Anti-Vaccine Cartoonist With 'Rough' COVID Case Says He Would 'Never' Go to Hospital

Ben Garrison, a popular right-wing cartoonist, said he has had a rough time since contracting COVID-19, but he won't seek care in a hospital because he believes health care providers have motivation to let patients die.

Garrison, who has published multiple anti-vaccine cartoons, and his wife, both of whom are in their 60s, have had COVID-19 for about two weeks, according to Gizmodo. The cartoonist told the outlet that it's been "rough" and that he lost his sense of taste and smell, causing him to lose a desire to eat and drop 15 pounds.

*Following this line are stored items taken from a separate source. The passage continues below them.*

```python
class TrainEngine:
    def __init__(self, model: VisionTransformer, batch_size: int, compute_dtype=torch.bfloat16, lr=1e-3,
                 weight_decay=0.01, betas=(0.9, 0.999), eps=1e-8, process_group=None, use_graph=True, fuse_ln=None,
                 extras=False):
        active = engine_unsupported(model)
        if active and not extras:
            raise NotImplementedError("TrainEngine does not support " + ", ".join(active) + " (the fused training path has "
                                      "no qkv bias and no dropout); train this model through the module path instead.  "
                                      "TrainEngine(..., extras=True) runs them on the per-Linear route")
        dev = next(model.parameters()).device
        if dev.type != "cuda":
            raise L.VitpeError("TrainEngine needs the model on the HIP device (no CPU path)")
        self.model, self.dev, self.T, self.B = model, dev, compute_dtype, batch_size
        self.pg = process_group
        self.world = dist.get_world_size(process_group) if (dist.is_available() and dist.is_initialized()) else 1
        self.use_graph = use_graph
        m = model
        self.D, self.H, self.Lyr, self.p = m.embed_dim, m.num_heads, len(m.blocks), m.patch_size
        self.C, self.P, self.Cn = m.patch_embed.weight.shape[1], m.num_patches, m.num_classes
        self.N, self.grid = self.P + 1, int(math.sqrt(self.P))
        self.S, self.M = self.grid * self.p, self.B * self.N
        self.hid = m.blocks[0].mlp.fc1.weight.shape[0]
        self.route: Route = resolve_route(compute_dtype, self.C, self.S, self.p, self.D, self.H, self.hid, self.Lyr, self.Cn,
                                          extras=extras, fuse_ln=fuse_ln)
        self.__dict__.update(dataclasses.asdict(self.route))
        self._save_hidden = True
        self._build_flat(lr, weight_decay, betas, eps)
        self._build_buffers()
        self._build_rng_table()
        self.aug_rng, self.aug_pad, self.aug_hflip = None, 0, False
        self.split_layer = max(1, self.Lyr // 2)
        self.bucket_off = self._off[id(next(self.model.blocks[self.split_layer].parameters()))] \
            if self.Lyr >= 2 else 0
        self.overlap_comm = self.world > 1 and self.Lyr >= 2
        self.allpairs = (ddp.AllPairsSum(self.pg) if self.world > 1 and os.environ.get("VITPE_DDP_ALLPAIRS", "0") == "1"
                         else None)
        self._comm_stream = torch.cuda.Stream(device=dev) if self.allpairs is not None else None
        self.ddp_graph = self.world > 1 and os.environ.get("VITPE_DDP_GRAPH", "0") == "1"
        self._drop_graphs()
        self.steps_done = 0

    def _drop_graphs(self):
        self.graph_fb = self.graph_fb2 = self.graph_opt = None

    def _rank(self) -> int:
        return dist.get_rank(self.pg) if self.world > 1 else 0

    def _build_flat(self, lr, wd, betas, eps):
        params = list(self.model.parameters())
        starts, n = ddp.flat_layout([prm.numel() for prm in params], ALIGN)
        offs = {id(prm): o for prm, o in zip(params, starts)}
        self.n_flat = n
# ... 473 lines not shown

    def _part_layers(self, part):
        top, split = self.Lyr - 1, self.split_layer
        return {"all": (top, 0), "upper": (top, split), "lower": (split - 1, 0)}[part]

    def _wgrad_group(self, part):
        if part not in self._wg_groups:
            hi, lo = self._part_layers(part)
            probs = [p for l in range(hi, lo - 1, -1) for p in self._wgrad_problems(l).values()]
            if part != "upper":
                probs.append(self._embed_wgrad())
            ng = -(-len(probs) // K.WgradGroup.MAX)
            per = -(-len(probs) // ng)
            self._wg_groups[part] = [K.WgradGroup(probs[i:i + per]) for i in range(0, len(probs), per)]
        for grp in self._wg_groups[part]:
            grp.launch()

    def _gemm_tn(self, l, name):
        if not self.group_wgrad:
            K.gemm_tn(*self._wgrad_problems(l)[name])

    def _backward(self, part="all"):
        mdl, G = self.model, self.Gr
        hi, lo = self._part_layers(part)
        if part != "lower" and not self.fuse_head:
            self.head.backward()
        for l in range(hi, lo - 1, -1):
            self._layer_bwd(l, lo, hi)
        if part != "upper":
            dape = None
            if isinstance(mdl.pos_embed, AbsolutePositionalEncoding):
                dape = G(mdl.pos_embed.pos_embed)[0, :self.P]
            K.embed_bwd(self.dx_out[0], G(mdl.cls_token).view(-1), dape, out=self.dpatch)
            if not self.group_wgrad:
                K.gemm_tn(*self._embed_wgrad())
        if self.group_wgrad:
            self._wgrad_group(part)

    def _optimizer(self):
        self.opt.launch(self.head.ticked)
        self.head.ticked = False
        self.refresh_shadows(cast_flat=False)
        if self.extras:
            K.rng_advance(self.rng_table, 1)
        if self.aug_rng is not None:
            K.rng_advance(self.aug_rng, 1)

    def _allreduce(self):
        if self.allpairs is not None:
            self.allpairs(self.flat_g)
        else:
            ddp.allreduce_sum_(self.flat_g, self.pg)

    def set_valid(self, n_valid: int, n_valid_global: Optional[int] = None):
        self.head.set_valid(n_valid, n_valid_global)

    def sync_from_model(self):
        self.refresh_shadows()

    def broadcast_parameters(self, src=0):
        if self.world > 1:
            ddp.broadcast_(self.flat_p, src, self.pg)
            self.refresh_shadows()
        if self.opt.ema_decay is not None:
            self.reset_ema()

    def capture(self):
        self.opt.guard("capture")
        state = [self.flat_p, *self.head.state_tensors(), *self.opt.state_tensors(),
                 *(t for t in (self.rng_table, self.aug_rng) if t is not None)]
        snap = [t.clone() for t in state]
        s = torch.cuda.Stream()
        s.wait_stream(torch.cuda.current_stream())
        with torch.cuda.stream(s):
            for _ in range(2):
                self._fwd_train(); self._loss(); self._backward(); self._optimizer()
        torch.cuda.current_stream().wait_stream(s)
        torch.cuda.synchronize()
        for t, c in zip(state, snap):
            t.copy_(c)
        self.flat_g.zero_()
        self.refresh_shadows()
        torch.cuda.synchronize()
        if self.ddp_graph:
            try:
                g = torch.cuda.CUDAGraph()
                with torch.cuda.graph(g, capture_error_mode="thread_local"):
                    self._fwd_train(); self._loss()
                    if self.overlap_comm:
                        self._backward("upper")
                        side, main = torch.cuda.Stream(), torch.cuda.current_stream()
                        side.wait_stream(main)
                        with torch.cuda.stream(side):
                            dist.all_reduce(self.flat_g[self.bucket_off:], op=dist.ReduceOp.SUM, group=self.pg)
                        self._backward("lower")
                        dist.all_reduce(self.flat_g[:self.bucket_off], op=dist.ReduceOp.SUM, group=self.pg)
                        main.wait_stream(side)
                    else:
                        self._backward()
                        self._allreduce()
                    self._optimizer()
                torch.cuda.synchronize()
                self.graph_fb, self.graph_fb2, self.graph_opt = g, None, None
                return
            except Exception as exc:
                import warnings
                warnings.warn(f"VITPE_DDP_GRAPH: capturing the all-reduces failed ({exc!r}); using the host-stitched step")
                self.ddp_graph = False
                torch.cuda.synchronize()
                self.flat_g.zero_()
        self.graph_fb = torch.cuda.CUDAGraph()
        with torch.cuda.graph(self.graph_fb, capture_error_mode="thread_local"):
            self._fwd_train(); self._loss()
            if self.world == 1:
                self._backward(); self._optimizer()
            elif self.overlap_comm:
                self._backward("upper")
            else:
                self._backward()
        if self.world > 1:
            if self.overlap_comm:
                self.graph_fb2 = torch.cuda.CUDAGraph()
                with torch.cuda.graph(self.graph_fb2, capture_error_mode="thread_local"):
                    self._backward("lower")
            self.graph_opt = torch.cuda.CUDAGraph()
            with torch.cuda.graph(self.graph_opt, capture_error_mode="thread_local"):
                self._optimizer()
        torch.cuda.synchronize()

    def attach_dataset(self, dataset):
        if dataset is self.dataset:
            return
        if dataset is not None:
            C, S = dataset.images.shape[1], dataset.images.shape[2]
            if (C, S) != (self.C, self.S) or dataset.images.device != self.dev:
                raise L.VitpeError(f"dataset is {C}x{S}x{S} on {dataset.images.device}, engine expects "
                                   f"{self.C}x{self.S}x{self.S} on {self.dev}")
            if self.batch_idx is None:
                self.batch_idx = torch.zeros(self.B, dtype=torch.int64, device=self.dev)
        self.dataset = dataset
        self._drop_graphs()

    def _load_indices(self, idx: torch.Tensor, dataset=None):
        dataset = dataset if dataset is not None else self.dataset
        if dataset is None:
            raise L.VitpeError("no dataset attached (TrainEngine.attach_dataset)")
        n = idx.shape[0] if idx.dim() == 1 else -1
        if not (1 <= n <= self.B) or idx.dtype != torch.int64:
            raise L.VitpeError(f"expected 1..{self.B} int64 sample indices, got {tuple(idx.shape)} {idx.dtype}")
        if n < self.B:
            self.batch_idx.fill_(idx[0])
            self.batch_idx[:n].copy_(idx, non_blocking=True)
        else:
            self.batch_idx.copy_(idx, non_blocking=True)
        torch.index_select(dataset.labels, 0, self.batch_idx, out=self.labels)
        return n

    def step_indexed(self, idx: torch.Tensor, n_valid_global: Optional[int] = None, n_valid: Optional[int] = None):
        self.opt.guard("step_indexed")
        n = self._load_indices(idx)
        self.set_valid(n if n_valid is None else min(n, n_valid), n_valid_global)
        self.step()

    def forward_indexed(self, idx: torch.Tensor, dataset=None) -> torch.Tensor:
        keep = self.dataset
        if dataset is not None:
# ... 167 lines not shown
```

However, he has no plans to seek out a medical provider.

"I would never go to a hospital with COVID. Robert David Steele did it a few weeks ago and they killed him. The hospitals get extra money for COVID death reports, which is necessary to keep fear ramped up," Garrison told Gizmodo.

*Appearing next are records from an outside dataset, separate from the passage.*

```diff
-  const csn_rsrc_t Ar = csn_make_rsrc(csn_operand_base(p.A, z0, z1, z2) + (long long)m0 * lda, (long long)BM * lda * 4);
-  const csn_rsrc_t Br = B_NK ? csn_make_rsrc(csn_operand_base(p.B, z0, z1, z2) + (long long)n0 * ldb, (long long)BN * ldb * 4)
-                             : csn_make_rsrc(csn_operand_base(p.B, z0, z1, z2) + n0, ((long long)(K - 1) * ldb + (N - n0)) * 4);
-  const csn_rsrc_t Cr = csn_make_rsrc(csn_operand_base(p.C, z0, z1, z2) + (long long)m0 * ldc + n0, (long long)BM * ldc * 4);
-
-  f32x16 acc[MT][NT];
-#pragma unroll
-  for (int i = 0; i < MT; ++i)
-#pragma unroll
-    for (int j = 0; j < NT; ++j)
-#pragma unroll
-      for (int r = 0; r < 16; ++r) acc[i][j][r] = 0.f;
-
-  const int pr = tid >> 3, pc = (tid & 7) * 4;
-  const int kr = tid / TPR, kc = (tid % TPR) * 4;
-  unsigned a_off[A_PASS], b_off[B_PASS];
-#pragma unroll
-  for (int i = 0; i < A_PASS; ++i) a_off[i] = (m0 + pr + 32 * i) < M ? (unsigned)((pr + 32 * i) * lda + pc) * 4u : CSN_OOB;
-#pragma unroll
-  for (int i = 0; i < B_PASS; ++i) {
-    if (B_NK) b_off[i] = (n0 + pr + 32 * i) < N ? (unsigned)((pr + 32 * i) * ldb + pc) * 4u : CSN_OOB;
-    else b_off[i] = (n0 + kc) < N ? (unsigned)((kr + RPP * i) * ldb + kc) * 4u : CSN_OOB;
-  }
-
-  f32x4 ra[A_PASS], rb[B_PASS];
-  auto load_slab = [&](int k0) {
-    const unsigned kp = (k0 + pc) < K ? 0u : CSN_OOB;
-#pragma unroll
-    for (int i = 0; i < A_PASS; ++i) ra[i] = csn_bload4(Ar, a_off[i] | kp, (unsigned)k0 * 4u);
-    if (B_NK) {
-#pragma unroll
-      for (int i = 0; i < B_PASS; ++i) rb[i] = csn_bload4(Br, b_off[i] | kp, (unsigned)k0 * 4u);
-    } else {
-#pragma unroll
-      for (int i = 0; i < B_PASS; ++i) {
-        const unsigned kq = (k0 + kr + RPP * i) < K ? 0u : CSN_OOB;
-        rb[i] = csn_bload4(Br, b_off[i] | kq, (unsigned)k0 * (unsigned)ldb * 4u);
-      }
-    }
-  };
-  auto store_slab = [&]() {
-#pragma unroll
-    for (int i = 0; i < A_PASS; ++i) *reinterpret_cast<f32x4*>(&As[(pr + 32 * i) * LDK + pc]) = ra[i];
-    if (B_NK) {
-#pragma unroll
-      for (int i = 0; i < B_PASS; ++i) *reinterpret_cast<f32x4*>(&Bs[(pr + 32 * i) * LDK + pc]) = rb[i];
-    } else {
-#pragma unroll
-      for (int i = 0; i < B_PASS; ++i) *reinterpret_cast<f32x4*>(&Bs[(kr + RPP * i) * BN + kc]) = rb[i];
-    }
-  };
-
-  const int nk = (K + BK - 1) / BK;
-  if (nk > 0) { load_slab(0); store_slab(); }
-  __syncthreads();
-  for (int kt = 0; kt < nk; ++kt) {
-    if (kt + 1 < nk) load_slab((kt + 1) * BK);
-#pragma unroll
-    for (int kk = 0; kk < BK; kk += 8) {
-      f32x4 af[MT], bf[NT];
-#pragma unroll
-      for (int i = 0; i < MT; ++i)
-        af[i] = *reinterpret_cast<const f32x4*>(&As[(wm0 + 32 * i + l31) * LDK + kk + 4 * h]);
-#pragma unroll
-      for (int j = 0; j < NT; ++j) {
-        if (B_NK) {
-          bf[j] = *reinterpret_cast<const f32x4*>(&Bs[(wn0 + 32 * j + l31) * LDK + kk + 4 * h]);
-        } else {
-#pragma unroll
-          for (int t = 0; t < 4; ++t) bf[j][t] = Bs[(kk + 4 * h + t) * BN + wn0 + 32 * j + l31];
-        }
-      }
-#pragma unroll
-      for (int t = 0; t < 4; ++t)
-#pragma unroll
-        for (int i = 0; i < MT; ++i)
-#pragma unroll
-          for (int j = 0; j < NT; ++j) acc[i][j] = csn_mfma(af[i][t], bf[j][t], acc[i][j]);
-    }
-    __syncthreads();
-    if (kt + 1 < nk) { store_slab(); __syncthreads(); }
-  }
-
-  const float alpha = p.alpha;
-  constexpr int WN = BN / 2;
-  constexpr int CPR = WN / 4;
-  constexpr int RPI = 64 / CPR;
-  constexpr int NCH = 32 / RPI;
-  float* wbuf = smem + wave * 32 * WN;
-  const int cc = lane % CPR, rsub = lane / CPR;
-  const int col = wn0 + 4 * cc;
-  const bool n_ok = (n0 + col) < N;
-#pragma unroll
-  for (int i = 0; i < MT; ++i) {
-#pragma unroll
-    for (int j = 0; j < NT; ++j)
-#pragma unroll
-      for (int r = 0; r < 16; ++r) {
-        float v = acc[i][j][r] * alpha;
-        if ((m0 + wm0 + 32 * i + csn_acc_row(r, h)) < p.div_rows) v = v / p.div_val;
-        wbuf[csn_acc_row(r, h) * WN + 32 * j + l31] = v;
-      }
-    f32x4 vals[NCH];
-    unsigned off[NCH];
-#pragma unroll
-    for (int t = 0; t < NCH; ++t) {
-      const int row = RPI * t + rsub;
-      vals[t] = *reinterpret_cast<const f32x4*>(&wbuf[row * WN + 4 * cc]);
-      const int ml = wm0 + 32 * i + row;
-      off[t] = (n_ok && (m0 + ml) < M) ? (unsigned)(ml * ldc + col) * 4u : CSN_OOB;
-    }
-    if (p.accumulate) {
-      f32x4 prev[NCH];
-#pragma unroll
-      for (int t = 0; t < NCH; ++t) prev[t] = csn_bload4(Cr, off[t]);
-#pragma unroll
-      for (int t = 0; t < NCH; ++t) vals[t] += prev[t];
-    }
-#pragma unroll
-    for (int t = 0; t < NCH; ++t) csn_bstore4(vals[t], Cr, off[t]);
-  }
+  csn_gemm_f32_tile<BM, BN, B_NK, false>(smem, csn_operand_base(p.A, z0, z1, z2), csn_operand_base(p.B, z0, z1, z2),
+                                         csn_operand_base(p.C, z0, z1, z2), p.A.ld, p.B.ld, p.C.ld, p.M, N, K, tile_m * BM,
+                                         tile_n * BN, p.alpha, p.div_rows, p.div_val, p.accumulate);
+}
+
+template <int BM, int BN>
+__global__ __launch_bounds__(256, 2) void csn_gemm_f32_table_kernel(CsnGemmTable t) {
+  __shared__ __attribute__((aligned(16))) float smem[gemm_smem_el(BM, BN, true, false)];
+  static_assert(gemm_smem_el(BM, BN, true, false) >= gemm_smem_el(BM, BN, false, true), "LDS of the table kernel");
+  const CsnGemmProblem& q = t.p[blockIdx.z];
+  const int tiles_n = (q.N + BN - 1) / BN;
+  const int m0 = (int)(blockIdx.x / tiles_n) * BM, n0 = (int)(blockIdx.x % tiles_n) * BN;
+  if (m0 >= q.M) return;
+  const int div_rows = q.div_val != 1.f ? q.M : 0;
+#define CSN_TABLE_TILE(B_NK, A_KM) \
+  csn_gemm_f32_tile<BM, BN, B_NK, A_KM>(smem, q.a, q.b, q.c, q.lda, q.ldb, q.ldc, q.M, q.N, q.K, m0, n0, 1.f, div_rows, q.div_val, 0)
+  if (q.a_km) { if (q.b_nk) CSN_TABLE_TILE(true, true); else CSN_TABLE_TILE(false, true); }
+  else        { if (q.b_nk) CSN_TABLE_TILE(true, false); else CSN_TABLE_TILE(false, false); }
+#undef CSN_TABLE_TILE
 }
 
 __global__ __launch_bounds__(256) void csn_slab_reduce_kernel(const float* __restrict__ slab, float* __restrict__ out,
@@ -214,6 +261,25 @@
   return b_is_nk ? launch<128, 128, true>(a, batch, st) : launch<128, 128, false>(a, batch, st);
 }
 
+int csn_dev_gemm_table = 1;
+
+int csn_launch_gemm_f32_table(const CsnGemmTable& t, hipStream_t st) {
+  constexpr int BT = 64;
+  if (t.n <= 0 || t.n > CSN_GEMM_TABLE_MAX) return -1;
+  int tiles = 0;
+  for (int i = 0; i < t.n; ++i) {
+    const CsnGemmProblem& q = t.p[i];
+    if (q.M <= 0 || q.N <= 0 || q.K <= 0) return -1;
+    if ((q.lda & 3) || (q.ldb & 3) || (q.ldc & 3) || (q.K & 3) || (q.N & 3) || (q.a_km && (q.M & 3))) return -2;
+    if ((reinterpret_cast<uintptr_t>(q.a) & 15) || (reinterpret_cast<uintptr_t>(q.b) & 15) || (reinterpret_cast<uintptr_t>(q.c) & 15))
+      return -3;
+    const int ti = ((q.M + BT - 1) / BT) * ((q.N + BT - 1) / BT);
+    tiles = ti > tiles ? ti : tiles;
+  }
+  hipLaunchKernelGGL((csn_gemm_f32_table_kernel<BT, BT>), dim3((unsigned)tiles, 1, (unsigned)t.n), dim3(256), 0, st, t);
+  return (int)hipGetLastError();
+}
+
 int csn_launch_slab_reduce(const float* slab, float* out, int n_slabs, long long n, float alpha, int accumulate,
                            hipStream_t st) {
   if (n <= 0) return 0;
diff --git a/include/csn_hip.h b/include/csn_hip.h
--- a/include/csn_hip.h
+++ b/include/csn_hip.h
@@ -393,6 +393,7 @@
 #define CSN_DEV_KV_SAME 8
 #define CSN_DEV_ATTN_WG64 9
 #define CSN_DEV_ATTN_WG64_LAUNCHES 10
+#define CSN_DEV_GEMM_TABLE 11
 CSN_API int csn_dev_set(int key, int value);
 CSN_API int csn_dev_get(int key);
 
```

Steele advertised himself as one of the first people to push the theory that COVID-19 was a hoax and was vehemently opposed to the COVID-19 vaccine. In his last blog post, published on August 17, Steele acknowledged his lungs were "not functioning" but believed he would survive.

"This [has] been a near death experience, very much like a new death experience the whole country is going through right now. We will never be the same because now we know that we've all been lied to about everything," Steele wrote.

Steele denied the pandemic was real in March 2020, posting on his blog that he believed it was part of a plan to oust former President Donald Trump from office. He penned his last blog post from his hospital bed and after his death, his friend, Mark Tassi, claimed hospitals were "killing" people and advised Steele not to take the drugs he was being given.

ben garrison covid-19
Ben Garrison, a right-wing cartoonist, admitted he had a "rough" case of COVID-19 but he wouldn't seek hospitalization because he believed that hospitals are motivated to kill their patients. A nurse enters a COVID-19 patient's room inside the ICU at Adventist Health in Sonora, California on August 27. Nic Coury/AFP/Getty Images

The Coronavirus Aid, Relief and Economic Security (CARES) Act passed in March 2020, created a 20 percent premium for COVID-19 Medicare patients. Senator Scott Jensen said the increase in payments for COVID-19 patients could motivate hospitals to list patients as having had COVID-19 before they died to receive more money from Medicare. He denied that he was accusing physicians of "gaming the system," but said administrators or other officials in the health care system could be motivated to attach a COVID-19 diagnosis to patients.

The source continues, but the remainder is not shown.